Agrivoltaico a Citerno, Arcudi chiede verifiche alla Regione
03/06/2026
Il progetto agrivoltaico da quasi 34 megawatt previsto nell’area di Citerno, tra i Comuni di Castel Giorgio e Orvieto, arriva al centro di un’interrogazione alla Giunta regionale dell’Umbria annunciata dal consigliere Nilo Arcudi di Tp-Uc. L’iniziativa punta a chiarire lo stato autorizzativo dell’intervento e le valutazioni compiute su un territorio indicato come area di elevato pregio agricolo, ambientale, storico e paesaggistico, inserita nel contesto dell’Altopiano dell’Alfina.
Il nodo dei vincoli e del paesaggio di Citerno
Secondo Arcudi, il progetto riguarda un’area particolarmente delicata, nella quale sono presenti immobili sottoposti a vincolo da parte della Soprintendenza. Per questo il consigliere regionale chiede alla Giunta di verificare come siano state esaminate le osservazioni già depositate e se sia stato acquisito un parere specifico della Soprintendenza sulla compatibilità dell’impianto con il vincolo monumentale di Citerno.
Nel testo dell’interrogazione vengono richiamate anche le osservazioni tecniche e legali presentate dalla proprietà dei beni vincolati, insieme alle posizioni espresse dall’associazione Amici della Terra e dal comitato civico Alfina Viva. Le preoccupazioni riguardano il possibile impatto dell’impianto sui coni visuali, sull’assetto agricolo e sull’identità paesaggistica dell’area, con il rischio di una trasformazione profonda di un territorio considerato tra i più rappresentativi dell’Alfina.
Arcudi sollecita inoltre l’apertura di un confronto con i Comuni interessati, le associazioni e i residenti, ritenendo necessario un percorso di ascolto prima di ogni scelta definitiva. Al centro della richiesta c’è la salvaguardia della vocazione agricola e storica dell’area, oltre alla tutela di un paesaggio che rappresenta anche una risorsa per il turismo e per l’economia locale.

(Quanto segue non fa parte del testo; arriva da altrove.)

template <bool DB>
__global__ __launch_bounds__(256) void gemm_tn4_kernel(const Tn4Args g) {
    constexpr int PART = 32768, STAGE = 2 * PART;
    extern __shared__ __attribute__((aligned(16))) char smem[];
    g4_claim_accumulators();
    const int lane = threadIdx.x & 63;
    const int wave = __builtin_amdgcn_readfirstlane(threadIdx.x >> 6);
    const int tile = blockIdx.x / g.n_split, s = blockIdx.x - tile * g.n_split;
    const int tm = tile / g.ntk, tk = tile - tm * g.ntk;
    const long t_begin = (long)s * g.tps;
    const long t_end = t_begin + g.tps < g.T ? t_begin + g.tps : g.T;
    const int nslab = (int)((t_end - t_begin) >> 6);
    const int rr = lane >> 3, pc = lane & 7;
    unsigned voffA[8], voffB[8];
#pragma unroll
    for (int u = 0; u < 8; ++u) {
        const int col_in_strip = (((pc >> 1) ^ (rr & 3) ^ (u & 1)) << 4) + ((pc & 1) << 3);
        voffA[u] = (unsigned)(((long)(u * 8 + rr) * g.lda + wave * 64 + col_in_strip) * 2 + 8192 - u * 1024);
        voffB[u] = (unsigned)(((long)(u * 8 + rr) * g.ldb + wave * 64 + col_in_strip) * 2 + 8192 - u * 1024);
    }
    const char* a_src = (const char*)(g.A + t_begin * g.lda + (long)tm * 256) - 4096;
    const char* b_src = (const char*)(g.B + t_begin * g.ldb + (long)tk * 256) - 4096;
    const long da = 64 * g.lda * 2, db_ = 64 * g.ldb * 2;
    int a_slab = 0, b_slab = 0;
    const unsigned lds0 = (unsigned)(uintptr_t)(__attribute__((address_space(3))) char*)smem + wave * 8192 + 4096;
    auto dma_m0 = [&](unsigned lds_group) __attribute__((always_inline)) {
        asm volatile("s_mov_b32 m0, %0\n\ts_nop 0" ::"s"(lds0 + lds_group) : "memory");
    };
    auto a_advance = [&]() __attribute__((always_inline)) {
        const bool more = a_slab + 1 < nslab;
        a_src = more ? a_src + da : a_src;
        a_slab = more ? a_slab + 1 : a_slab;
    };
    auto b_advance = [&]() __attribute__((always_inline)) {
        const bool more = b_slab + 1 < nslab;
        b_src = more ? b_src + db_ : b_src;
        b_slab = more ? b_slab + 1 : b_slab;
    };
    const int wm = wave >> 1, wn = wave & 1;
    const int i15 = lane & 15, grp = lane >> 4;
    const int lane_off = grp * 1024 + (i15 >> 2) * 128 + (i15 & 3) * 8;
    const int sw = (i15 >> 2) ^ (grp & 1);
    g4_tr4 bfh[2][8][2], afh[2][4][2];
    auto rd_b = [&](int buf, int stage, int t, int nt, int h) __attribute__((always_inline)) {
        bfh[buf][nt][h] = g4_lds_tr(smem + stage * STAGE + PART + ((wn * 2 + (nt >> 2)) * 8 + t * 4) * 1024 + lane_off + (((nt & 3) ^ sw) << 5) + h * 512);
    };
    auto rd_a = [&](int buf, int stage, int t, int mt, int h) __attribute__((always_inline)) {
        afh[buf][mt & 3][h] = g4_lds_tr(smem + stage * STAGE + ((wm * 2 + (mt >> 2)) * 8 + t * 4) * 1024 + lane_off + (((mt & 3) ^ sw) << 5) + h * 512);
    };
    auto frag = [](const g4_tr4 (&h)[2]) __attribute__((always_inline)) {
        return __builtin_bit_cast(u32x4, __builtin_shufflevector(h[0], h[1], 0, 1, 2, 3, 4, 5, 6, 7));
    };
    typedef __attribute__((ext_vector_type(2))) __bf16 bf16x2v;
    const bf16x2v ones2 = {(__bf16)1.0f, (__bf16)1.0f};
    [[maybe_unused]] float dbs[8] = {0.f, 0.f, 0.f, 0.f, 0.f, 0.f, 0.f, 0.f};
    [[maybe_unused]] auto db_acc = [&](int mt, const g4_tr4 (&h)[2]) __attribute__((always_inline)) {
        const uint2 w0 = __builtin_bit_cast(uint2, h[0]), w1 = __builtin_bit_cast(uint2, h[1]);
        float d = dbs[mt];
        d = __builtin_amdgcn_fdot2_f32_bf16(__builtin_bit_cast(bf16x2v, w0.x), ones2, d, false);
        d = __builtin_amdgcn_fdot2_f32_bf16(__builtin_bit_cast(bf16x2v, w0.y), ones2, d, false);
        d = __builtin_amdgcn_fdot2_f32_bf16(__builtin_bit_cast(bf16x2v, w1.x), ones2, d, false);
        d = __builtin_amdgcn_fdot2_f32_bf16(__builtin_bit_cast(bf16x2v, w1.y), ones2, d, false);
        dbs[mt] = d;
    };

    dma_m0(0);
    g4_for<8>([&](auto u_) { g4_dma<decltype(u_)::value>(voffA[decltype(u_)::value], a_src); });
    dma_m0(PART);
    g4_for<8>([&](auto u_) { g4_dma<decltype(u_)::value>(voffB[decltype(u_)::value], b_src); });
    a_advance();
    b_advance();
    dma_m0(STAGE);
    g4_for<8>([&](auto u_) { g4_dma<decltype(u_)::value>(voffA[decltype(u_)::value], a_src); });
    dma_m0(STAGE + PART);
    g4_for<8>([&](auto u_) { g4_dma<decltype(u_)::value>(voffB[decltype(u_)::value], b_src); });
    a_advance();
    b_advance();
    __builtin_amdgcn_s_waitcnt(0x0F70);
    ring_barrier();
#pragma unroll
    for (int nt = 0; nt < 8; ++nt) { rd_b(0, 0, 0, nt, 0); rd_b(0, 0, 0, nt, 1); }
#pragma unroll
    for (int m = 0; m < 4; ++m) { rd_a(0, 0, 0, m, 0); rd_a(0, 0, 0, m, 1); }

    auto slab = [&](auto S_, auto FIRST_) __attribute__((always_inline)) {
        constexpr int S = decltype(S_)::value;
        constexpr bool FIRST = decltype(FIRST_)::value;
        g4_for<32>([&](auto i_) {
            constexpr int i = decltype(i_)::value, m = i >> 3, nt = i & 7;
            g4_mfma<m * 8 + nt, FIRST, i == 0>(frag(bfh[0][nt]), frag(afh[0][m]));
            __builtin_amdgcn_sched_barrier(0);
            if constexpr (i < 8) {
                rd_a(1, S, 0, 4 + (i >> 1), i & 1);
                __builtin_amdgcn_sched_barrier(0);
            }
            if constexpr (DB && nt == 7) {
                db_acc(m, afh[0][m]);
                __builtin_amdgcn_sched_barrier(0);
            }
            if constexpr (!FIRST && i == 8) {
                dma_m0((S ^ 1) * STAGE + PART);
                __builtin_amdgcn_sched_barrier(0);
            }
            if constexpr (!FIRST && i > 8 && (i & 1) == 1 && i < 25) {
                g4_dma<((i - 9) >> 1)>(voffB[(i - 9) >> 1], b_src);
                __builtin_amdgcn_sched_barrier(0);
            }
        });
        if constexpr (!FIRST) b_advance();
        g4_for<32>([&](auto i_) {
            constexpr int i = decltype(i_)::value, m = i >> 3, nt = i & 7;
            g4_mfma<(4 + m) * 8 + nt, FIRST, i == 0>(frag(bfh[0][nt]), frag(afh[1][m]));
            __builtin_amdgcn_sched_barrier(0);
            if constexpr (i < 24) {
                if constexpr (i < 8) rd_a(0, S, 1, i >> 1, i & 1);
                else rd_b(1, S, 1, (i - 8) >> 1, i & 1);
                __builtin_amdgcn_sched_barrier(0);
            }
            if constexpr (DB && nt == 7) {
                db_acc(4 + m, afh[1][m]);
                __builtin_amdgcn_sched_barrier(0);
            }
        });
        g4_for<32>([&](auto i_) {
            constexpr int i = decltype(i_)::value, m = i >> 3, nt = i & 7;
            g4_mfma<m * 8 + nt, false, i == 0>(frag(bfh[1][nt]), frag(afh[0][m]));
            __builtin_amdgcn_sched_barrier(0);
            if constexpr (i < 8) {
                rd_a(1, S, 1, 4 + (i >> 1), i & 1);
                __builtin_amdgcn_sched_barrier(0);
            }
            if constexpr (DB && nt == 7) {
                db_acc(m, afh[0][m]);
                __builtin_amdgcn_sched_barrier(0);
            }
        });
        __builtin_amdgcn_s_waitcnt(0x0070);
        ring_barrier();
        __builtin_amdgcn_sched_barrier(0);
        g4_for<32>([&](auto i_) {
            constexpr int i = decltype(i_)::value, m = i >> 3, nt = i & 7;
            g4_mfma<(4 + m) * 8 + nt, false, i == 0>(frag(bfh[1][nt]), frag(afh[1][m]));
            __builtin_amdgcn_sched_barrier(0);
            if constexpr (i < 24) {
                if constexpr (i < 8) rd_a(0, S ^ 1, 0, i >> 1, i & 1);
                else rd_b(0, S ^ 1, 0, (i - 8) >> 1, i & 1);
                __builtin_amdgcn_sched_barrier(0);
            }
            if constexpr (DB && nt == 7) {
                db_acc(4 + m, afh[1][m]);
                __builtin_amdgcn_sched_barrier(0);
            }
            if constexpr (i == 24) {
                dma_m0(S * STAGE);
                __builtin_amdgcn_sched_barrier(0);
            }
        });
        g4_for<8>([&](auto u_) { g4_dma<decltype(u_)::value>(voffA[decltype(u_)::value], a_src); });
        __builtin_amdgcn_sched_barrier(0);
        a_advance();
    };
    typedef std::integral_constant<int, 0> S0;
    typedef std::integral_constant<int, 1> S1;
    slab(S0{}, std::true_type{});
    int j = 1;
    for (; j + 1 < nslab; j += 2) {
        slab(S1{}, std::false_type{});
        slab(S0{}, std::false_type{});
    }
    if (j < nslab) slab(S1{}, std::false_type{});
    asm volatile("s_nop 15\n\ts_nop 7" ::: "memory");
    float* out = g.P + ((long)s * g.N + (long)tm * 256 + wm * 128) * g.K + (long)tk * 256 + wn * 128;
    g4_for<64>([&](auto q_) {
        constexpr int q = decltype(q_)::value, mt = q >> 3, nt = q & 7;
        *(f32x4*)(out + (long)(mt * 16 + i15) * g.K + nt * 16 + grp * 4) = g4_acc_read<q, (q & 15) == 0>();
    });
    if constexpr (DB) {
#pragma unroll
        for (int mt = 0; mt < 8; ++mt) {
            float v = dbs[mt];
            v += __shfl_xor(v, 16);
            v += __shfl_xor(v, 32);
            if (grp == 0) g.DB[(long)s * g.N + (long)tm * 256 + wm * 128 + mt * 16 + i15] = v;
        }
    }
}

}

Rinnovabili e tutela del territorio, la richiesta di equilibrio
Il consigliere regionale precisa che lo sviluppo delle energie rinnovabili resta fondamentale, ma avverte che la transizione energetica non può tradursi in una trasformazione industriale incontrollata delle campagne umbre. La posizione espressa nell’interrogazione punta quindi a distinguere tra la necessità di aumentare la produzione da fonti pulite e l’esigenza di proteggere aree che custodiscono valori storici, ambientali e culturali.

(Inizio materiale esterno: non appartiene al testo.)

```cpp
extern "C" int vgan_mask_project_forward(const float* logits, int ldl, const float* data, int ldd, const int32_t* rows,
                                         const uint64_t* row_cursor, int row_batches, int row_stride, int row_offset, float* S,
                                         float* U, float* Zx, float* Zy, int ldz, float* sqx, float* sqy, int n, int d,
                                         const float* center, int norm_split, const vgan_logits_chain* chain, vgan_stream_t stream) {
    VGAN_CHECK_ARG((logits || chain) && data && S && Zy && sqy && n > 0 && d > 0 && (logits == nullptr || ldl >= d) && ldd >= d && ldz >= d);
    VGAN_CHECK_ARG(row_batches >= 1 && row_stride >= 0 && row_offset >= 0);
    LogitsChain ch{};
    if (chain != nullptr) {
        VGAN_CHECK_ARG(chain->za && chain->At4 && chain->e0 > 0 && chain->e0 % 4 == 0 && chain->ldza >= chain->e0 && chain->ldat >= chain->e0 &&
                       chain->ldat % 4 == 0 && aligned16(chain->At4));
        ch = LogitsChain{chain->za, chain->At4, chain->ldza, chain->ldat, chain->e0};
        if (logits == nullptr) { logits = chain->za; ldl = 4; }
    }
    const RowSel sel{rows, reinterpret_cast<const unsigned long long*>(row_cursor), row_batches, row_stride, row_offset};
    const dim3 grid((n + kRowsPerBlock - 1) / kRowsPerBlock), block(kBlock);
    hipStream_t st = (hipStream_t)stream;
    const bool vec = (d % 4 == 0) && (d <= (chain != nullptr ? 1024 : 4096)) && (ldl % 4 == 0) && (ldd % 4 == 0) && (ldz % 4 == 0) && aligned16(logits) &&
                     aligned16(data) && aligned16(S) && (U == nullptr || aligned16(U)) && (Zx == nullptr || aligned16(Zx)) && aligned16(Zy) && (center == nullptr || aligned16(center));
    if (vec) {
        const int nt = (d / 4 + 63) / 64;
        const size_t chain_bytes = (size_t)kChainK * chain_pitch(d) * sizeof(float);
#define VGAN_LAUNCH_FWD(NT)                                                                                                               \
    do {                                                                                                                                  \
        if (chain != nullptr) {                                                                                                           \
            if (chain_bytes > 64 * 1024)                                                                                                  \
                (void)hipFuncSetAttribute(reinterpret_cast<const void*>(&mask_forward_vec_kernel<NT, true>),                                \
                                          hipFuncAttributeMaxDynamicSharedMemorySize, (int)chain_bytes);                                  \
            hipLaunchKernelGGL((mask_forward_vec_kernel<NT, true>), grid, block, chain_bytes, st, logits, ldl, data, ldd, sel, S, U, Zx, Zy, ldz, \
                               sqx, sqy, n, d, center, norm_split, ch);                                                                   \
        } else                                                                                                                            \
            hipLaunchKernelGGL((mask_forward_vec_kernel<NT, false>), grid, block, 0, st, logits, ldl, data, ldd, sel, S, U, Zx, Zy, ldz, sqx, \
                               sqy, n, d, center, norm_split, ch);                                                                        \
    } while (0)
        if (nt == 1) VGAN_LAUNCH_FWD(1); else if (nt == 2) VGAN_LAUNCH_FWD(2); else if (nt == 3) VGAN_LAUNCH_FWD(3); else if (nt == 4) VGAN_LAUNCH_FWD(4);
        else if (nt <= 8)
            hipLaunchKernelGGL((mask_forward_vec_kernel<8, false>), grid, block, 0, st, logits, ldl, data, ldd, sel, S, U, Zx, Zy, ldz, sqx, sqy, n, d,
                               center, norm_split, ch);
        else
            hipLaunchKernelGGL((mask_forward_vec_kernel<16, false>), grid, block, 0, st, logits, ldl, data, ldd, sel, S, U, Zx, Zy, ldz, sqx, sqy, n, d,
                               center, norm_split, ch);
#undef VGAN_LAUNCH_FWD
    } else {
        VGAN_CHECK_ARG(chain == nullptr);
        hipLaunchKernelGGL(mask_forward_kernel<true>, grid, block, 0, st, logits, ldl, data, ldd, sel, S, U, Zx, Zy, ldz, sqx, sqy, n, d, center,
                           norm_split);
    }
    VGAN_CHECK_LAUNCH();
    return VGAN_OK;
}

extern "C" int vgan_mask_project_forward_bf3(const float* logits, int ldl, const float* data, int ldd, const int32_t* rows,
                                             const uint64_t* row_cursor, int row_batches, int row_stride, float* S, float* Z, int ldz,
                                             float* sq, uint16_t* Zh, uint16_t* Zl, int kp, uint16_t* ZTh, uint16_t* ZTl, int kn,
                                             int n, int d, const float* center, int write_x, const vgan_xx_job* xxjob,
                                             const vgan_logits_chain* chain, vgan_stream_t stream) {
    VGAN_CHECK_ARG((logits || chain) && data && S && Z && sq && Zh && Zl && n > 0 && d > 0 && (logits == nullptr || ldl >= d) && ldd >= d &&
                   ldz >= d);
    LogitsChain ch{};
    if (chain != nullptr) {
        VGAN_CHECK_ARG(ZTh == nullptr && chain->za && chain->At4 && chain->e0 > 0 && chain->e0 % 4 == 0 && chain->ldza >= chain->e0 &&
                       chain->ldat >= chain->e0 && chain->ldat % 4 == 0 && aligned16(chain->At4));
        ch = LogitsChain{chain->za, chain->At4, chain->ldza, chain->ldat, chain->e0};
        if (logits == nullptr) { logits = chain->za; ldl = 4; }
    }
    VGAN_CHECK_ARG((ZTh == nullptr) == (ZTl == nullptr));
    VGAN_CHECK_ARG(row_batches >= 1 && row_stride >= 0 && kp >= d && kp % 64 == 0 && (ZTh == nullptr || (kn >= 2 * n && kn % 64 == 0)));
    VGAN_CHECK_ARG(write_x || ZTh == nullptr);
    VGAN_CHECK_ARG(d % 4 == 0 && d <= 1024 && n % 8 == 0 && ldl % 4 == 0 && ldd % 4 == 0 && ldz % 4 == 0);
    VGAN_CHECK_ARG(aligned16(logits) && aligned16(data) && aligned16(S) && aligned16(Z) && aligned16(Zh) && aligned16(Zl) &&
                   (ZTh == nullptr || (aligned16(ZTh) && aligned16(ZTl))) && (center == nullptr || aligned16(center)));
    const RowSel sel{rows, reinterpret_cast<const unsigned long long*>(row_cursor), row_batches, row_stride, 0};
    const int mask_blocks = 8 * ((n / 8 + 7) / 8);
    XXJob xx{};
    int xx_blocks = 0;
    if (xxjob != nullptr) {
        const vgan_xx_job& j = *xxjob;
        VGAN_CHECK_ARG(ZTh == nullptr && j.Dh && j.Dl && j.dsq && j.tiles && j.bw && j.partial && j.ntiles > 0 && j.ldd >= d && j.ldd % 64 == 0);
        VGAN_CHECK_ARG(aligned16(j.Dh) && aligned16(j.Dl) && (reinterpret_cast<uintptr_t>(j.partial) & 15) == 0);
        xx = XXJob{j.Dh, j.Dl, j.dsq, rows, reinterpret_cast<const unsigned long long*>(row_cursor), reinterpret_cast<const TileDesc*>(j.tiles),
                   j.bw, j.partial, j.ldd, row_batches, row_stride, j.ntiles, n};
        xx_blocks = j.ntiles;
    }
    const dim3 grid(mask_blocks + xx_blocks), block(512);
    const size_t shmem = ZTh != nullptr ? (size_t)4 * 8 * (d + 8) * sizeof(unsigned short)
                                        : (chain != nullptr ? (size_t)kChainK * chain_pitch(d) * sizeof(float) : 0);
    hipStream_t st = (hipStream_t)stream;
    const int nt = (d / 4 + 63) / 64;
#define VGAN_LAUNCH_K3(NT, XXF, CHF)                                                                                                \
    do {                                                                                                                            \
        if (shmem > 64 * 1024)                                                                                                      \
            (void)hipFuncSetAttribute(reinterpret_cast<const void*>(&mask_forward_bf3_kernel<NT, XXF, CHF>),                          \
                                      hipFuncAttributeMaxDynamicSharedMemorySize, (int)shmem);                                      \
        hipLaunchKernelGGL((mask_forward_bf3_kernel<NT, XXF, CHF>), grid, block, shmem, st, logits, ldl, data, ldd, sel, S, Z, ldz, sq, \
                           Zh, Zl, kp, ZTh, ZTl, kn, n, d, center, write_x, mask_blocks, xx, ch);                                    \
    } while (0)
#define VGAN_LAUNCH_FWD3(NT)                                                                                                        \
    do {                                                                                                                            \
        if (xx_blocks > 0 && chain != nullptr) VGAN_LAUNCH_K3(NT, true, true);                                                      \
        else if (xx_blocks > 0) VGAN_LAUNCH_K3(NT, true, false);                                                                    \
        else if (chain != nullptr) VGAN_LAUNCH_K3(NT, false, true);                                                                 \
        else VGAN_LAUNCH_K3(NT, false, false);                                                                                      \
    } while (0)
    if (nt == 1) VGAN_LAUNCH_FWD3(1); else if (nt == 2) VGAN_LAUNCH_FWD3(2); else if (nt == 3) VGAN_LAUNCH_FWD3(3); else VGAN_LAUNCH_FWD3(4);
#undef VGAN_LAUNCH_FWD3
#undef VGAN_LAUNCH_K3
    VGAN_CHECK_LAUNCH();
    return VGAN_OK;
}

extern "C" int vgan_upper_softmax_forward(const float* logits, int ldl, float* S, float* U, int n, int d, vgan_stream_t stream) {
    VGAN_CHECK_ARG(logits && S && n > 0 && d > 0 && ldl >= d);
    hipLaunchKernelGGL(mask_forward_kernel<false>, dim3((n + kRowsPerBlock - 1) / kRowsPerBlock), dim3(kBlock), 0,
                       (hipStream_t)stream, logits, ldl, nullptr, 0, RowSel{nullptr, nullptr, 1, 0, 0}, S, U, nullptr, nullptr, 0, nullptr, nullptr, n, d, nullptr, 0);
    VGAN_CHECK_LAUNCH();
    return VGAN_OK;
}

extern "C" int vgan_mask_backward(const float* gU, int ldg, int nslabs, int64_t slab_stride, const float* S, int lds,
                                  const uint64_t* colkey, float pen_weight, int row_offset, float* dlogits, int ldo, int n, int d,
                                  vgan_stream_t stream) {
    VGAN_CHECK_ARG(gU && S && dlogits && n > 0 && d > 0 && ldg >= d && lds >= d && ldo >= d && nslabs >= 1);
    const dim3 grid((n + kRowsPerBlock - 1) / kRowsPerBlock), block(kBlock);
    hipStream_t st = (hipStream_t)stream;
    const unsigned long long* ck = reinterpret_cast<const unsigned long long*>(colkey);
    const bool vec = (d % 4 == 0) && (d <= 4096) && (ldg % 4 == 0) && (lds % 4 == 0) && (ldo % 4 == 0) && (slab_stride % 4 == 0) &&
                     aligned16(gU) && aligned16(S) && aligned16(dlogits) && (colkey == nullptr || aligned16(colkey));
    if (vec) {
        const int nt = (d / 4 + 63) / 64;
#define VGAN_LAUNCH_BWD(NT) hipLaunchKernelGGL(mask_backward_vec_kernel<NT>, grid, block, 0, st, gU, ldg, S, lds, ck, pen_weight, row_offset, dlogits, ldo, n, d, nslabs, (long)slab_stride)
        if (nt == 1) VGAN_LAUNCH_BWD(1); else if (nt == 2) VGAN_LAUNCH_BWD(2); else if (nt == 3) VGAN_LAUNCH_BWD(3); else if (nt == 4) VGAN_LAUNCH_BWD(4);
        else if (nt <= 8) VGAN_LAUNCH_BWD(8); else VGAN_LAUNCH_BWD(16);
#undef VGAN_LAUNCH_BWD
    } else
        hipLaunchKernelGGL(mask_backward_kernel, grid, block, 0, st, gU, ldg, S, lds, ck, pen_weight, row_offset, dlogits, ldo, n, d, nslabs,
                           (long)slab_stride);
    VGAN_CHECK_LAUNCH();
    return VGAN_OK;
}

extern "C" int vgan_gather_rows(const float* data, int ldd, const int32_t* rows, const uint64_t* row_cursor, int row_batches,
                                int row_stride, int row_offset, float* out, int ldo, float* sq, int n, int d, vgan_stream_t stream) {
    VGAN_CHECK_ARG(data && out && n > 0 && d > 0 && ldd >= d && ldo >= d && row_batches >= 1 && row_stride >= 0 && row_offset >= 0);
    const RowSel sel{rows, reinterpret_cast<const unsigned long long*>(row_cursor), row_batches, row_stride, row_offset};
    hipLaunchKernelGGL(gather_rows_kernel, dim3((n + kRowsPerBlock - 1) / kRowsPerBlock), dim3(kBlock), 0, (hipStream_t)stream, data,
                       ldd, sel, out, ldo, sq, n, d);
    VGAN_CHECK_LAUNCH();
    return VGAN_OK;
}

extern "C" int vgan_gather_rows_split(const float* data, int ldd, const int32_t* rows, const uint64_t* row_cursor, int row_batches,
                                      int row_stride, int row_offset, const float* center, float* out, int ldo, float* sq,
                                      int norm_split, uint16_t* Zh, uint16_t* Zl, int kp, int n, int d, vgan_stream_t stream) {
    VGAN_CHECK_ARG(data && n > 0 && d > 0 && ldd >= d && row_batches >= 1 && row_stride >= 0 && row_offset >= 0);
    VGAN_CHECK_ARG((out == nullptr || ldo >= d) && (out || sq || Zh) && (Zh == nullptr) == (Zl == nullptr) && (Zh == nullptr || kp >= d));
    const RowSel sel{rows, reinterpret_cast<const unsigned long long*>(row_cursor), row_batches, row_stride, row_offset};
    const bool vec = (d % 4 == 0) && (ldd % 4 == 0) && aligned16(data) && (center == nullptr || aligned16(center)) &&
                     (out == nullptr || (ldo % 4 == 0 && aligned16(out))) && (Zh == nullptr || (kp % 4 == 0 && aligned16(Zh) && aligned16(Zl)));
    const dim3 grid((n + kRowsPerBlock - 1) / kRowsPerBlock), block(kBlock);
    if (vec)
        hipLaunchKernelGGL(gather_center_split_vec_kernel, grid, block, 0, (hipStream_t)stream, data, ldd, sel, center, out, ldo, sq, norm_split,
                           Zh, Zl, kp, n, d);
    else
        hipLaunchKernelGGL(gather_center_split_kernel, grid, block, 0, (hipStream_t)stream, data, ldd, sel, center, out, ldo, sq, norm_split,
                           Zh, Zl, kp, n, d);
    VGAN_CHECK_LAUNCH();
    return VGAN_OK;
}

extern "C" int vgan_colmax_chunks(int n) { return n > 0 ? (n + kColChunkRows - 1) / kColChunkRows : 0; }

extern "C" int vgan_colmax_partial(const float* S, int lds, int from_softmax, int row_offset, uint64_t* part, int n, int d,
                                   vgan_stream_t stream) {
    VGAN_CHECK_ARG(S && part && n > 0 && d > 0 && lds >= d);
    hipLaunchKernelGGL(colmax_partial_kernel, dim3((d + 63) / 64, vgan_colmax_chunks(n)), dim3(kBlock), 0, (hipStream_t)stream, S,
                       lds, row_offset, reinterpret_cast<unsigned long long*>(part), n, d, from_softmax);
    VGAN_CHECK_LAUNCH();
    return VGAN_OK;
}

extern "C" int vgan_colmax(const float* S, int lds, int from_softmax, int row_offset, uint64_t* part, uint64_t* colkey, int n,
                           int d, vgan_stream_t stream) {
    VGAN_CHECK_ARG(S && part && colkey && n > 0 && d > 0 && lds >= d);
    const int chunks = vgan_colmax_chunks(n);
    hipLaunchKernelGGL(colmax_partial_kernel, dim3((d + 63) / 64, chunks), dim3(kBlock), 0, (hipStream_t)stream, S, lds, row_offset,
                       reinterpret_cast<unsigned long long*>(part), n, d, from_softmax);
    VGAN_CHECK_LAUNCH();
    hipLaunchKernelGGL(colmax_final_kernel, dim3((d + 255) / 256), dim3(256), 0, (hipStream_t)stream,
                       reinterpret_cast<const unsigned long long*>(part), chunks, reinterpret_cast<unsigned long long*>(colkey), d);
    VGAN_CHECK_LAUNCH();
    return VGAN_OK;
}

extern "C" int vgan_mask_from_softmax(const float* S, int lds, float* U, int ldu, int n, int d, vgan_stream_t stream) {
    VGAN_CHECK_ARG(S && U && n > 0 && d > 0 && lds >= d && ldu >= d);
    const long total = (long)n * d;
    hipLaunchKernelGGL(mask_from_softmax_kernel, dim3((unsigned)((total + 255) / 256)), dim3(256), 0, (hipStream_t)stream, S, lds, U,
                       ldu, n, d);
    VGAN_CHECK_LAUNCH();
    return VGAN_OK;
}
```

Per Arcudi, l’Umbria deve continuare a investire sulle rinnovabili, ma senza sacrificare territori che contribuiscono a definire l’identità regionale. Il caso di Citerno diventa così un banco di prova per capire come conciliare impianti energetici, paesaggio, agricoltura e patrimonio storico, evitando decisioni che possano compromettere in modo permanente luoghi di particolare valore.
La richiesta rivolta alla Giunta è di fornire risposte puntuali sul procedimento, sui pareri acquisiti e sulle valutazioni compiute finora. L’obiettivo dichiarato è garantire massima attenzione a un’area nella quale la produzione energetica deve essere valutata insieme alla qualità del paesaggio, alla presenza di beni vincolati e alle aspettative delle comunità locali.